Граф Готфрид вновь оказался в центре внимания. Представ перед Оттоном-старшим, он опустился на колени и протянул ему свой меч, держа его двумя руками. Король любезно принял оружие графа.

— Также я отправляю еще пять сотен верных слуг под началом мессера Ферри, графа Меца, и льщу себя надеждой, что второй дар моему брату и господину ждет та же участь, что и первый. В возмещение же затрат графа Ферри я отдаю под управление ему и отчет перед тобой и мной все прочие земли герцогства Лотарингского.

Каждое слово герцога-епископа приводило в движение ворох пергаментов, сложенных возле короля, и на глазах изумленной публики за считаные минуты произошел фактический раздел некогда великого герцогства, наследия императора Лотаря. Любопытно, что в подобных действиях Оттон выступил вполне себе в духе так им нелюбимого и вздорного Гуго Арльского. Тот также перед началом своей итальянской авантюры произвел глобальные изменения на карте средневековой Европы, с той только разницей, что Гуго, напротив, слил бургундские королевства в единое целое.

Также на глазах у всех собравшихся мирное паломничество Оттона начало перерастать в полноценный военный поход, и только самая простецкая душа могла продолжать верить, что все это происходило стихийно, под влиянием эмоций и от прилива великодушия. Вслед за лотарингским епископом-герцогом озабоченность по поводу судьбы «одинокого» монарха в далекой стране высказали и другие германские князья. В результате число желающих сопровождать Оттона к римским святыням выросло до двух тысяч человек, причем многие бароны взяли на себя дополнительные обязательства увеличить свои дружины еще не менее чем вдвое за счет собственных вассалов. Веское слово добавили германские епископы, пообещав финансовое сопровождение паломничеству и, что, безусловно, важнее всего, ежедневные молебны за успех короля во всех церквях Германии.

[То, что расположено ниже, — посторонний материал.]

__device__ __forceinline__ void resident_flush(const SliceBufs& b, const float* res, int wv, int lane) {
    const float* resw = res_lane(const_cast<float*>(res), wv, lane);
    const int vs = 2048 * (lane >> 4) + 16 * (lane & 15) + row_set_offset(0, wv);
#pragma unroll
    for (int q = 0; q < 8; ++q) {
        float v[4];
        lds_ld4(resw + 64 * q, v);
        st4(b.w, vs + ROW_QSTRIDE * q, 0, v);
    }
}

#define SL_PASS0_REGS(X, t)                                                                       \
    X(0, 0, (t)) X(1, 1, (t) + 16) X(2, 2, (t) + 32) X(3, 3, (t) + 48)                              \
    X(12, 8, ((t) ? SL_M + 64 - (t) : SL_M))                                                      \
    X(13, 13, SL_M + 48 - (t)) X(14, 14, SL_M + 32 - (t)) X(15, 15, SL_M + 16 - (t))
#define SL_PASS1_REGS(X, t)                                                                       \
    X(4, 4, (t)) X(5, 5, (t) + 16) X(6, 6, (t) + 32) X(7, 7, (t) + 48)                              \
    X(8, 12, ((t) ? SL_M + 64 - (t) : SL_M))                                                      \
    X(9, 9, SL_M + 48 - (t)) X(10, 10, SL_M + 32 - (t)) X(11, 11, SL_M + 16 - (t))

#define SL_PASS4_REGS(X, t, Q)                                                                    \
    X(2 * (Q), 2 * (Q), (t)) X(2 * (Q) + 1, 2 * (Q) + 1, (t) + 16)                                  \
    X(14 - 2 * (Q), ((Q) ? 16 - 2 * (Q) : 8), ((t) ? SL_M4 + 32 - (t) : SL_M4))                   \
    X(15 - 2 * (Q), 15 - 2 * (Q), SL_M4 + 16 - (t))

__device__ __forceinline__ void lds_put(c32* p, c32 v, bool swapped) {
    float* f = reinterpret_cast<float*>(p);
    if (swapped) { f[0] = v.y; f[1] = v.x; } else { *p = v; }
}
__device__ __forceinline__ c32 lds_get(const c32* p, bool swapped) {
    const float* f = reinterpret_cast<const float*>(p);
    return swapped ? mk<float>(f[1], f[0]) : *p;
}
template <int P, bool FOUR = false>
__device__ __forceinline__ void t_store_rows(const c32 (&F)[16], c32* rp, int t) {
#define SL_T1_STORE(ja, jb, slot) { lds_put(rp + (slot), t ? F[ja] : F[jb], (ja) >= 8); }
    if (FOUR) { SL_PASS4_REGS(SL_T1_STORE, t, P) } else if (P == 0) { SL_PASS0_REGS(SL_T1_STORE, t) } else { SL_PASS1_REGS(SL_T1_STORE, t) }
#undef SL_T1_STORE
}
template <int P, bool FOUR = false>
__device__ __forceinline__ void t_load_rows(c32 (&F)[16], const c32* rp, int t) {
#define SL_T2_LOAD(ja, jb, slot) { F[ja] = lds_get(rp + (slot), (ja) >= 8); }
    if (FOUR) { SL_PASS4_REGS(SL_T2_LOAD, t, P) } else if (P == 0) { SL_PASS0_REGS(SL_T2_LOAD, t) } else { SL_PASS1_REGS(SL_T2_LOAD, t) }
#undef SL_T2_LOAD
    if (FOUR && P == 3) {
        const c32 a8 = F[8];
        F[8] = t ? a8 : F[14];
        F[14] = t ? F[14] : F[12];
        F[12] = t ? F[12] : F[10];
        F[10] = t ? F[10] : a8;
    }
    if (!FOUR && P == 1) {
        const c32 a0 = F[8];
        F[8] = t ? a0 : F[12];
        F[12] = t ? F[12] : a0;
    }
}

template <bool MAYBE_PACKED, int PITCH = SL_P>
__device__ __forceinline__ void t1_read_col(c32 (&Gs)[16], const c32* buf, int off, int odd, bool packed) {
    int off_hi = off + 64 * PITCH;
    asm volatile("" : "+v"(off_hi));
    const c32 *col = buf + off, *col_hi = buf + off_hi;
#pragma unroll
    for (int jb = 0; jb < 16; jb += 8) {
        c32 own[8];
#pragma unroll
        for (int k = 0; k < 8; ++k) own[k] = jb ? col_hi[8 * k * PITCH] : col[8 * k * PITCH];
#pragma unroll
        for (int k = 0; k < 8; ++k) {
            c32 v = mk<float>(add_partner(own[k].x, own[k].y), sub_partner(own[k].y, own[k].x));
            if (MAYBE_PACKED) {
                const float oy = dpp_lane_xor1(own[k].y);
                const c32 raw = mk<float>(odd ? oy : own[k].x, odd ? own[k].x : oy);
                v = packed ? raw : v;
            }
            Gs[jb + k] = v;
            pin(Gs[jb + k]);
        }
    }
}
template <int P>
__device__ __forceinline__ void t1_pass(const c32 (&F)[SL_SETS][16], c32 (&G)[SL_SETS][16], c32* buf, int wv, int lane) {
    const int g = lane >> 4, t = lane & 15;
#pragma unroll
    for (int set = 0; set < SL_SETS; ++set) t_store_rows<P>(F[set], buf + (32 * set + 4 * wv + g) * SL_P, t);
    __syncthreads();
#pragma unroll
    for (int h = 0; h < 2; ++h) {
        const int cc = 32 * h + 4 * wv + g, odd = t & 1;
        const int off = (t >> 1) * SL_P + cc + (odd ? SL_M : 0);
        if (P == 0 && h == 0 && wv == 0) t1_read_col<true>(G[2 * P + h], buf, off, odd, cc == 0);
        else t1_read_col<false>(G[2 * P + h], buf, off, odd, false);
    }
    __syncthreads();
}

template <bool MAYBE_PACKED, int PITCH = SL_P>
__device__ __forceinline__ void t2_write_col(const c32 (&Gs)[16], c32* buf, int off, int odd, bool packed) {
    int off_hi = off + 64 * PITCH;
    asm volatile("" : "+v"(off_hi));
    c32 *col = buf + off, *col_hi = buf + off_hi;
#pragma unroll
    for (int j = 0; j < 16; ++j) {
        const c32 own = Gs[j];
        c32 v = mk<float>(sub_partner(own.x, own.y), add_partner(own.y, own.x));
        if (MAYBE_PACKED) {
            const c32 other = dpp_lane_xor1(own);
            const c32 raw = mk<float>(odd ? own.y : own.x, odd ? other.y : other.x);
            v = packed ? raw : v;
        }
        if (j < 8) col[8 * j * PITCH] = v; else col_hi[8 * (j - 8) * PITCH] = v;
    }
}
template <int P>
__device__ __forceinline__ void t2_pass(const c32 (&G)[SL_SETS][16], c32 (&F)[SL_SETS][16], c32* buf, int wv, int lane) {
    const int g = lane >> 4, t = lane & 15;
#pragma unroll
    for (int h = 0; h < 2; ++h) {
        const int cc = 32 * h + 4 * wv + g, odd = t & 1;
        const int off = (t >> 1) * SL_P + cc + (odd ? SL_M : 0);
        if (P == 0 && h == 0 && wv == 0) t2_write_col<true>(G[2 * P + h], buf, off, odd, cc == 0);
        else t2_write_col<false>(G[2 * P + h], buf, off, odd, false);
    }
    __syncthreads();
#pragma unroll
    for (int set = 0; set < SL_SETS; ++set) t_load_rows<P>(F[set], buf + (32 * set + 4 * wv + g) * SL_P, t);
    __syncthreads();
}

template <int Q>
__device__ __forceinline__ void t1_pass4(const c32 (&F)[SL_SETS][16], c32 (&G)[SL_SETS][16], c32* buf, int wv, int lane) {
    const int g = lane >> 4, t = lane & 15;
#pragma unroll
    for (int set = 0; set < SL_SETS; ++set) t_store_rows<Q, true>(F[set], buf + (32 * set + 4 * wv + g) * SL_P4, t);
    __syncthreads();
    const int cc = 4 * wv + g, odd = t & 1;
    const int off = (t >> 1) * SL_P4 + cc + (odd ? SL_M4 : 0);
    if (Q == 0 && wv == 0) t1_read_col<true, SL_P4>(G[Q], buf, off, odd, cc == 0);
    else t1_read_col<false, SL_P4>(G[Q], buf, off, odd, false);
    __syncthreads();
}
template <int Q>
__device__ __forceinline__ void t2_pass4(const c32 (&G)[SL_SETS][16], c32 (&F)[SL_SETS][16], c32* buf, int wv, int lane) {
    const int g = lane >> 4, t = lane & 15;
    const int cc = 4 * wv + g, odd = t & 1;
    const int off = (t >> 1) * SL_P4 + cc + (odd ? SL_M4 : 0);
    if (Q == 0 && wv == 0) t2_write_col<true, SL_P4>(G[Q], buf, off, odd, cc == 0);
    else t2_write_col<false, SL_P4>(G[Q], buf, off, odd, false);
    __syncthreads();
#pragma unroll
    for (int set = 0; set < SL_SETS; ++set) t_load_rows<Q, true>(F[set], buf + (32 * set + 4 * wv + g) * SL_P4, t);
    __syncthreads();
}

И все эти клятвы, обещания, посулы раздавались сегодня в церкви Святого Мартина Турского, славного тем, что однажды он, римский центурион, отказался брать в руки меч перед битвой с… тевтонами, намереваясь с тех пор взывать к разуму язычников исключительно Словом Господним.

Следующее выступление епископа Бруно удивило многих.

— Льщу себя надеждой, что мой господин и брат мой не отринет также ту незначительную помощь в предстоящих дорожных тяготах, которую я готов оказать ему лично, подставив хилое плечо или дав робкий совет. В свете этого не будет ущерба для сына твоего, если он советником своим, а ты подотчетным управителем оставляемого королевства изберете его высокопреподобие Вильгельма, епископа славного Майнца!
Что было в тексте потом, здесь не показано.